-- Extracted entries follows --

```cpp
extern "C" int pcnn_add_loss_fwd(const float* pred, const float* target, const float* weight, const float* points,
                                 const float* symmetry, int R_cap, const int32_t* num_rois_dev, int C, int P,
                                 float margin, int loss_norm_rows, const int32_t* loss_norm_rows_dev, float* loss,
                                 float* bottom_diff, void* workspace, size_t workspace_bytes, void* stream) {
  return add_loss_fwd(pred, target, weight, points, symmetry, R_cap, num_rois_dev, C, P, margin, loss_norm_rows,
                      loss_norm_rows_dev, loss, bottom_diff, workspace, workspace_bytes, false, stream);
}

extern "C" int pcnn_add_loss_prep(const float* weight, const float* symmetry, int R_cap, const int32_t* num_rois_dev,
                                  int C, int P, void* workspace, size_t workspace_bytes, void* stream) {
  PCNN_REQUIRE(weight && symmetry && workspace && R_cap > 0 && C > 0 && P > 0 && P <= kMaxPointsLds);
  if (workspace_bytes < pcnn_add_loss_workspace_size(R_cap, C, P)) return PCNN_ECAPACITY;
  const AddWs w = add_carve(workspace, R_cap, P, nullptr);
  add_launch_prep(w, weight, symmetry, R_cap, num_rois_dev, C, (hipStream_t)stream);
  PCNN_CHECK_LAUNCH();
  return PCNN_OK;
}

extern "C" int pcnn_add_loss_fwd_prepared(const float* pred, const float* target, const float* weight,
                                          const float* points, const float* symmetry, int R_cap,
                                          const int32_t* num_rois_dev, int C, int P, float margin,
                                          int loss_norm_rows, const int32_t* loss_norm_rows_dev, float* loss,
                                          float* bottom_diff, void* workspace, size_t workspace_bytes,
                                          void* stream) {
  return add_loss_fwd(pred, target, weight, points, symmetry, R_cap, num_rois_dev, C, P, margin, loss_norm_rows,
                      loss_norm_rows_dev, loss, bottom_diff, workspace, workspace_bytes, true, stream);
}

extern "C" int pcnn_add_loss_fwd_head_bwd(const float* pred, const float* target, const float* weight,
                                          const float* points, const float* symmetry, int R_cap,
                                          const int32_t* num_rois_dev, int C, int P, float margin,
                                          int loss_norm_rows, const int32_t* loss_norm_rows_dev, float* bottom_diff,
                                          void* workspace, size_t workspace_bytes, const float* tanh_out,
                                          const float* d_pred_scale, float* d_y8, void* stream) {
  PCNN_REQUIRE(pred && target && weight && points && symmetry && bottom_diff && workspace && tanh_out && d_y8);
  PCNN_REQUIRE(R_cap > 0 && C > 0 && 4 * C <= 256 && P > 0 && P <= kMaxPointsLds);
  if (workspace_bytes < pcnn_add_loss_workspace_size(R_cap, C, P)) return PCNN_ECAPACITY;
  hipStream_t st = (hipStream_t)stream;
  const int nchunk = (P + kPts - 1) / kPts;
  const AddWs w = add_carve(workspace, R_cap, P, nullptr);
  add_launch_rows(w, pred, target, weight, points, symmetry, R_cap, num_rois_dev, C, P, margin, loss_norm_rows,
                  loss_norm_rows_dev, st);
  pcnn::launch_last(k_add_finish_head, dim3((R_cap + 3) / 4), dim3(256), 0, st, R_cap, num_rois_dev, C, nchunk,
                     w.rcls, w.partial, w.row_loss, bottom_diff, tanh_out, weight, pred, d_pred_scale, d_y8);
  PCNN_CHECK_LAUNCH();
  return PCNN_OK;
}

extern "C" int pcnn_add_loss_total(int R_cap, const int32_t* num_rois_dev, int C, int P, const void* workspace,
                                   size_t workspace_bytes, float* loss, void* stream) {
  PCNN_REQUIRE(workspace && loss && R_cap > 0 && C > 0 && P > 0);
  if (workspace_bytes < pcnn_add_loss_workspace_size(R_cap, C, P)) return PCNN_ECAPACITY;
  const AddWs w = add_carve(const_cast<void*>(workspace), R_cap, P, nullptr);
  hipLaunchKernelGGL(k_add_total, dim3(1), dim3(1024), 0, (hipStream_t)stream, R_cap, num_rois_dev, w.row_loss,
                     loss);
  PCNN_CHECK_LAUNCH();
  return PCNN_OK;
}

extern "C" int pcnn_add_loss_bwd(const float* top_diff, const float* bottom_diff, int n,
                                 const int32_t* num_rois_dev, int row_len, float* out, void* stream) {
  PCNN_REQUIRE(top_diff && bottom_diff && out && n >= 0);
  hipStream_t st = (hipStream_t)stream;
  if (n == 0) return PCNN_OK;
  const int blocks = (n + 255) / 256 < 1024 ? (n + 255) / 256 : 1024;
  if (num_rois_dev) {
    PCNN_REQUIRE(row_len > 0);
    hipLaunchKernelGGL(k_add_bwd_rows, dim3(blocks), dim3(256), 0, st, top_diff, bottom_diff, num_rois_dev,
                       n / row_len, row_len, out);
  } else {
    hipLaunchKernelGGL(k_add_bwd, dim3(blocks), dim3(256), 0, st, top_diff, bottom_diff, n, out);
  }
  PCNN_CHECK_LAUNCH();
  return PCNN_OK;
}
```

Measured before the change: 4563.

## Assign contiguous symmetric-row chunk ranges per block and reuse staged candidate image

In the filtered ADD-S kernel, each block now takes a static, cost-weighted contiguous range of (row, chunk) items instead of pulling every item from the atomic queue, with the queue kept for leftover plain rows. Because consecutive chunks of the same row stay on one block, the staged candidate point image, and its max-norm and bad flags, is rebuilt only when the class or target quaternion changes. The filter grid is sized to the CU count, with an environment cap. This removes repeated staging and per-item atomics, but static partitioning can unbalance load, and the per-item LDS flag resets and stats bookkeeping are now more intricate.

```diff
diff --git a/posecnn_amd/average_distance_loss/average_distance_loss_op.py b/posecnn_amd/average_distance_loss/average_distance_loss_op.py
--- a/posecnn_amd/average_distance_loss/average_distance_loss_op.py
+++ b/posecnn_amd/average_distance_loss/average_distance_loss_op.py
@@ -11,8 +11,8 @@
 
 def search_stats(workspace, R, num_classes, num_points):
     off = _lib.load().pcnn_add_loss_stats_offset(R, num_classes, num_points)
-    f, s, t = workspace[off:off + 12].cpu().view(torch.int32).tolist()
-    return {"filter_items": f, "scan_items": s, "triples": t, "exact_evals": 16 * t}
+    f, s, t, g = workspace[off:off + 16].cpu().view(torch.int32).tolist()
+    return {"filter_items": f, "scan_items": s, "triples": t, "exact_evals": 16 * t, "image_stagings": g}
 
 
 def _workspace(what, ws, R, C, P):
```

-- Extracted entries concluded --

Task prompt :: Number of lines with the string "kMaxPointsLds" in the data above: report this figure and nothing more.

Answer box :: 2